= Rainbow Lounge raid =

2009 raid on a gay bar in Texas, US

The Rainbow Lounge raid occurred in the early morning hours of June 28, 2009, at the Rainbow Lounge, a newly opened gay bar in Fort Worth, Texas. The raid was carried out by members of the Texas Alcoholic Beverage Commission (TABC) and the Fort Worth Police Department. Several customers were arrested for public intoxication and one customer, Chad Gibson, received a severe head and brain injury while in custody. The police also claimed the customers made sexual advances and contact with them. Other customers were detained and later released without arrest.

In response to this incident, several of the witnesses in the bar that evening, including Todd Camp, the artistic director of the local gay and lesbian film festival, began a grassroots awareness campaign with the launch of the informational Facebook page "Rainbow Lounge Raid." Over the next several weeks, the page's membership grew to nearly 15,000. Several local organizers planned a protest on the steps of the Tarrant County Courthouse the next afternoon. The Dallas-based LGBT rights group Queer Liberaction organized a candlelight vigil for the victim, a Milk Box event, and a later more formal protest.

It has been of particular interest to the media that the raid took place on the 40th anniversary of the Stonewall Riots, a notable raid of a gay bar which prompted the modern gay rights movement. The address of the club, 651 South Jennings Avenue, was a classic location of gay bars in Fort Worth. The club was destroyed by a fire eight years later.

==Responses==
At the City of Fort Worth's first council meeting since the Rainbow Lounge Raid, and after an attendee of the meeting called out for an apology, the Mayor apologized for the events at the Rainbow Lounge. The next day after the apology was reported nationally and internationally, the Mayor said the apology was taken out of context and that he was referring to the injury not the actual raid.

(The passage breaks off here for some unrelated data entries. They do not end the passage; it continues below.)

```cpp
__global__ void wino_pack_kernel(const float* __restrict__ w, float* __restrict__ U, int Cout, int Cin, int K, int N, int Kpad, int Npad, int mode) {
    const size_t total = (size_t)Kpad * Npad;
    for (size_t i = blockIdx.x * (size_t)blockDim.x + threadIdx.x; i < total; i += (size_t)gridDim.x * blockDim.x) {
        const int c16 = i & 15;
        size_t r = i >> 4;
        const int n = r % Npad;
        const int kb = r / Npad;
        const int k = kb * 16 + c16;
        float g[3][3];
#pragma unroll
        for (int a = 0; a < 3; ++a)
#pragma unroll
            for (int b = 0; b < 3; ++b) {
                float v = 0.f;
                if (k < K && n < N) v = mode == 0 ? w[((size_t)n * Cin + k) * 9 + a * 3 + b] : w[((size_t)k * Cin + n) * 9 + (2 - a) * 3 + (2 - b)];
                g[a][b] = v;
            }
        float t[4][3];
#pragma unroll
// ... 242 lines not shown
                    TMG_WN_POSITION
                };
#define TMG_WN_P(I) one_position(std::integral_constant<int, I>{});
                TMG_WN_P(0) TMG_WN_P(1) TMG_WN_P(2) TMG_WN_P(3) TMG_WN_P(4) TMG_WN_P(5) TMG_WN_P(6) TMG_WN_P(7)
                TMG_WN_P(8) TMG_WN_P(9) TMG_WN_P(10) TMG_WN_P(11) TMG_WN_P(12) TMG_WN_P(13) TMG_WN_P(14) TMG_WN_P(15)
#undef TMG_WN_P
#undef TMG_WN_LOADB
            }
            if (cm + 1 == nchunks) {
                int t_ = tm;
                const int tx_ = t_ % p.tiles_x; t_ /= p.tiles_x;
                const int ty_ = t_ % p.tiles_y;
                const int b_ = t_ / p.tiles_y;
#pragma unroll
                for (int m = 0; m < 2; ++m) {
                    const int wt = 16 * m + li;
                    const int oyb = ty_ * TH + 2 * (wt >> 3), oxb = tx_ * TW + 2 * (wt & 7);
#pragma unroll
                    for (int n = 0; n < NPW; ++n) {
                        const int n0 = (ntile0 + n) * 16 + 4 * q;
                        if (ntile0 + n < ntt && n0 < p.Cout) {
                            int nl = n0;
                            TMG_PICK_OSEG(p.out, nl, optr, ostride, ooff)
#pragma unroll
                            for (int o = 0; o < 4; ++o) {
                                const int oy = oyb + (o >> 1), ox = oxb + (o & 1);
                                if (oy < p.Hin && ox < p.Win) {
                                    const unsigned opx = ((unsigned)b_ * (unsigned)p.Hin + (unsigned)oy) * (unsigned)p.Win + (unsigned)ox;
                                    *reinterpret_cast<float4*>(optr + (size_t)opx * (unsigned)ostride + ooff + nl) =
                                        make_float4(Y[o][m][n][0], Y[o][m][n][1], Y[o][m][n][2], Y[o][m][n][3]);
                                }
                            }
                        }
                    }
                }
#pragma unroll
                for (int o = 0; o < 4; ++o)
#pragma unroll
                    for (int m = 0; m < 2; ++m)
#pragma unroll
                        for (int n = 0; n < NPW; ++n) Y[o][m][n] = bvr[n];
                cm = 0; tm += G;
            } else {
                ++cm;
            }
        }
// ... 151 lines not shown
                    af[0][m] = v4[(pos * VPL + m * 16 * VS) / 4];
                    af[1][m] = v4[(pos * VPL + m * 16 * VS + 16) / 4];
                }
                __builtin_amdgcn_sched_barrier(0);
                TMG_WN_POSITION
            }
        }
#undef TMG_WN_LOADB
        if (cm + 1 == nchunks) {
            int t_ = tm;
            const int tx_ = t_ % p.tiles_x; t_ /= p.tiles_x;
            const int ty_ = t_ % p.tiles_y;
            const int b_ = t_ / p.tiles_y;
#pragma unroll
            for (int m = 0; m < 2; ++m) {
                const int wt = 16 * m + li;
                const int oyb = ty_ * TH + 2 * (wt >> 3), oxb = tx_ * TW + 2 * (wt & 7);
#pragma unroll
                for (int n = 0; n < NPW; ++n) {
                    const int n0 = (ntile0 + n) * 16 + 4 * q;
                    if (ntile0 + n < ntt && n0 < p.Cout) {
                        int nl = n0;
                        TMG_PICK_OSEG(p.out, nl, optr, ostride, ooff)
#pragma unroll
                        for (int o = 0; o < 4; ++o) {
                            const int oy = oyb + (o >> 1), ox = oxb + (o & 1);
                            if (oy < p.Hin && ox < p.Win) {
                                const unsigned opx = ((unsigned)b_ * (unsigned)p.Hin + (unsigned)oy) * (unsigned)p.Win + (unsigned)ox;
                                *reinterpret_cast<float4*>(optr + (size_t)opx * (unsigned)ostride + ooff + nl) =
                                    make_float4(Y[o][m][n][0], Y[o][m][n][1], Y[o][m][n][2], Y[o][m][n][3]);
                            }
                        }
                    }
                }
            }
#pragma unroll
            for (int o = 0; o < 4; ++o)
#pragma unroll
                for (int m = 0; m < 2; ++m)
#pragma unroll
                    for (int n = 0; n < NPW; ++n) Y[o][m][n] = bvr[n];
            cm = 0; tm += G;
        } else {
            ++cm;
        }
    }
}

template <typename P>
static int wino_fwd_setup(P& p, const void* const* in_ptrs, const int64_t* in_desc, int64_t nseg, const void* U, const void* bias,
                          void* const* out_ptrs, const int64_t* out_desc, int64_t nout, const int64_t* dims, int cin_granule, bool narrow) {
    p.nseg = (int)nseg;
    if (tmg_bad_seg_count(nseg, nout)) return -3;
    const TmgSegList si = tmg_decode_in(p.in, in_ptrs, in_desc, nseg), so = tmg_decode_out(p.out, out_ptrs, out_desc, nout);
    p.B = (int)dims[0]; p.Hin = (int)dims[1]; p.Win = (int)dims[2]; p.Cin = (int)dims[3]; p.Cout = (int)dims[4];
    p.relu_in = (int)dims[5]; p.pad_rep = (int)dims[6];
    if (si.csum != p.Cin || so.csum != p.Cout) return -3;
    bool ok = si.vec4 && so.vec4 && !(p.Cout & 3) && !(p.Cin & 3);
    if (narrow ? (p.Cout > 48 || p.Cin < 64) : p.Cout < 64) ok = false;
    if (bias && (((uintptr_t)bias) & 15)) ok = false;
    if (!ok) return -100;
    p.Cin_pad = (p.Cin + cin_granule - 1) & ~(cin_granule - 1);
    p.Npad = (p.Cout + 15) & ~15;
    p.U = (const float*)U; p.bias = (const float*)bias;
    p.tiles_x = (p.Win + 15) / 16; p.tiles_y = (p.Hin + 7) / 8;
    p.ntiles = p.B * p.tiles_x * p.tiles_y;
    p.nchunks = (p.Cin_pad + 31) / 32;
    if (p.ntiles <= 0) return 0;
    if ((long long)p.B * p.Hin * p.Win >= (1LL << 31)) return -100;
    return 1;
}

#define TMG_WINO_FWD_PLAN_N 13
template <typename P>
static void fill_wino_fwd_plan(int64_t* plan, int kernel, int npw, const P& p, int gx, int gy, size_t lds_bytes) {
    const int64_t v[TMG_WINO_FWD_PLAN_N] = {kernel, npw, p.Cin_pad, p.nchunks, (p.Cin_pad - 32 * (p.nchunks - 1) + 15) / 16, p.Npad / 16, p.tiles_x,
                                            p.tiles_y, p.ntiles, gx, gy, (p.ntiles + gx - 1) / gx, (int64_t)lds_bytes};
    for (int i = 0; i < TMG_WINO_FWD_PLAN_N; ++i) plan[i] = v[i];
}

// ... 317 lines not shown
                for (int m = 0; m < 2; ++m)
#pragma unroll
                    for (int n = 0; n < NPW; ++n) TMG_W3_YUPD(15, m, n)
#undef TMG_W3_YUPD
#undef TMG_W3_LOADB
            }
            if (cm + 1 == nch) {
                int t_ = tm;
                const int tx_ = t_ % p.tiles_x; t_ /= p.tiles_x;
                const int ty_ = t_ % p.tiles_y;
                const int b_ = t_ / p.tiles_y;
                int lie = li, qe = q;
                asm volatile("" : "+v"(lie), "+v"(qe));
#pragma unroll
                for (int m = 0; m < 2; ++m) {
                    const int wt = 16 * m + lie;
                    const int oyb = ty_ * TH + 2 * (wt >> 3), oxb = tx_ * TW + 2 * (wt & 7);
#pragma unroll
                    for (int n = 0; n < NPW; ++n) {
                        const int n0 = (ntile0 + n) * 16 + 4 * qe;
                        if (ntile0 + n < ntt && n0 < p.Cout) {
                            int nl = n0;
                            TMG_PICK_OSEG(p.out, nl, optr, ostride, ooff)
#pragma unroll
                            for (int o = 0; o < 4; ++o) {
                                const int oy = oyb + (o >> 1), ox = oxb + (o & 1);
                                if (oy < p.Hin && ox < p.Win) {
                                    const unsigned opx = ((unsigned)b_ * (unsigned)p.Hin + (unsigned)oy) * (unsigned)p.Win + (unsigned)ox;
                                    __builtin_nontemporal_store(Y[o][m][n],
                                                                reinterpret_cast<f32x4*>(optr + (size_t)opx * (unsigned)ostride + ooff + nl));
                                }
                            }
                        }
                    }
                }
#pragma unroll
                for (int o = 0; o < 4; ++o)
#pragma unroll
                    for (int m = 0; m < 2; ++m)
#pragma unroll
                        for (int n = 0; n < NPW; ++n) Y[o][m][n] = bvr[n];
                cm = 0; tm += G;
            } else {
                ++cm;
            }
        }
// ... 767 lines not shown
```

deep-turbulence_amd/tmg_hip.py:

```python
import ctypes
import os
import weakref
import subprocess
import sys

import torch

_HERE = os.path.dirname(os.path.abspath(__file__))
LIB_PATH = os.path.join(_HERE, "libtmglow_hip.so")
CSRC = os.path.join(_HERE, "csrc")
SOURCES = ["tmg_conv.hip", "tmg_pointwise.hip", "tmg_physics.hip", "tmg_mix16.hip", "tmg_coupling.hip", "tmg_wino.hip", "tmg_thin.hip", "tmg_glue.hip", "tmg_ensemble.hip", "tmg_spectrum.hip", "tmg_scores.hip", "tmg_tspec.hip", "tmg_quant.hip", "tmg_gram.hip", "tmg_sfun.hip", "tmg_event.hip", "tmg_pdf.hip", "tmg_pod.hip", "tmg_phase.hip", "tmg_spod.hip"]
NO_PACKED_F32 = ["tmg_wino.hip", "tmg_conv.hip", "tmg_coupling.hip", "tmg_thin.hip", "tmg_mix16.hip", "tmg_spectrum.hip", "tmg_tspec.hip",
                 "tmg_pod.hip", "tmg_spod.hip"]
_lib = None

c_i64 = ctypes.c_int64
c_vp = ctypes.c_void_p

EXPORTS = [
    "tmg_conv_pack", "tmg_conv_pack_map", "tmg_conv_fwd", "tmg_conv_fwd_add", "tmg_affine_bwd_scaled", "tmg_c1_fwd_add", "tmg_conv_wgrad", "tmg_conv_wgrad_ws_floats", "tmg_conv_rep_border_fix", "tmg_conv_dgrad_direct",
    "tmg_affine_apply", "tmg_affine_apply_pass", "tmg_bn_finalize", "tmg_affine_bwd", "tmg_lstm_pointwise_fwd", "tmg_lstm_pointwise_bwd", "tmg_gauss_fwd",
    "tmg_gauss_bwd", "tmg_checker", "tmg_upsample_fwd", "tmg_upsample_bwd", "tmg_chan_reduce", "tmg_bn_bwd_apply",
    "tmg_phys_fwd", "tmg_phys_rms", "tmg_phys_bwd", "tmg_conv_wgrad_grouped", "tmg_conv_wgrad_grouped_ws_floats", "tmg_conv_pack_batched", "tmg_masked_add", "tmg_c1x2_fwd", "tmg_c1_fwd", "tmg_c1_bwd", "tmg_dense2_bwd", "tmg_dkappa", "tmg_prof_enable", "tmg_prof_collect", "tmg_mix_f16", "tmg_phys_bwd_dev", "tmg_coupling_fwd", "tmg_coupling_bwd",
    "tmg_conv_wino_pack", "tmg_conv_wino_fwd", "tmg_conv_wino_narrow", "tmg_conv_wino_wgrad", "tmg_conv_wino_wgrad_ws_floats", "tmg_mix_f32", "tmg_lu_fold_fwd", "tmg_lu_fold_bwd", "tmg_lu_fold_bwd_split", "tmg_level_finish", "tmg_conv_wgrad_thin_grouped", "tmg_mix_wgrad_grouped", "tmg_layer_planes", "tmg_conv_wino_wgrad_grouped", "tmg_conv_wino_wgrad_grouped_ws_floats", "tmg_adam_step", "tmg_chan_moments", "tmg_bn_finalize64", "tmg_mix_f32_affine_fwd", "tmg_mix_f32_affine_bwd", "tmg_conv_pack_many", "tmg_pad_halves", "tmg_coupling_fwd_halves", "tmg_coupling_bwd_halves", "tmg_fill_i64", "tmg_conv_wino_pack3", "tmg_conv_wino_fwd3", "tmg_mat_inverse", "tmg_gauss_sample", "tmg_reverse_loss_fwd", "tmg_reverse_loss_bwd", "tmg_sum_terms", "tmg_vec_sum", "tmg_level_pack", "tmg_spread2", "tmg_phys_fields", "tmg_phys_fields_bwd",
# ... 141 lines not shown
    if t.is_cuda and t.device.index != torch.cuda.current_device():
        raise RuntimeError("TM-Glow HIP op called with a tensor on %s while the current device is cuda:%d: wrap the call in "
                           "`with torch.cuda.device(t.device):` (or torch.cuda.set_device once per process)"
                           % (t.device, torch.cuda.current_device()))


def nhwc(x):
    check_act(x)
    check_device(x)
    return x.permute(0, 2, 3, 1).contiguous()


def nchw(t):
    return t.permute(0, 3, 1, 2)


def _segs(tensors):
    d = [seg(t) for t in tensors]
    ptrs = (c_vp * len(d))(*[x[0] for x in d])
    desc = (c_i64 * (3 * len(d)))(*[v for x in d for v in (x[1], x[2], x[3])])
    return ptrs, desc, len(d)


def _d2(t):
    return (c_i64 * 2)(seg(t)[1] if t is not None else 0, 0)


def _i64(*v):
    return (c_i64 * len(v))(*[int(x) for x in v])


def _flts(vals):
    return (ctypes.c_float * len(vals))(*[float(v) for v in vals])


def _launched(rc, name):
    if rc == -100:
        return False
    _chk(rc, name)
    return True


def _packed_numel(mode, ce, Cout, k):
    K, N = (ce, Cout) if mode == 0 else (Cout, ce)
    return k * k * ((K + 15) // 16 * 16) * ((N + 15) // 16 * 16)
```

As a result of the raid, the Texas Alcoholic Beverage Commission fired three individuals and disciplined two others. The agency also completed some previously scheduled changes including increased cultural diversity training.

A separate "Use of Force" investigation determined that two charges: (a) "that the Rainbow Lounge was targeted for being a gay bar", and (b) that TABC officers "used force beyond what was necessary and reasonable", were both unfounded. However, TABC Administrator Alan Steen announced that "TABC's five regional Educational Liaisons are being re-named Community Liaisons, and will be tasked with reaching out to diverse community groups including GLBT organizations as well as associations representing racial, ethnic and religious minorities." Steen also appointed TABC's Director of Communications and Governmental Relations as the agency's liaison to the GLBT community "in an effort to improve communication around the state."

==Aftermath==
Dallas-based independent filmmaker Robert L. Camina documented the aftermath of the raid and produced the feature Raid of the Rainbow Lounge, which premiered in March 2012. Emmy-nominated actress Meredith Baxter narrates the film.

The Rainbow Lounge was destroyed by a fire on June 1, 2017. Firefighters arrived after 3 a.m. local time and battled the fire from the outside. They found the inside too dangerous to extinguish it. When CBS News reported, firefighters were still battling the fire before 6 a.m. local time.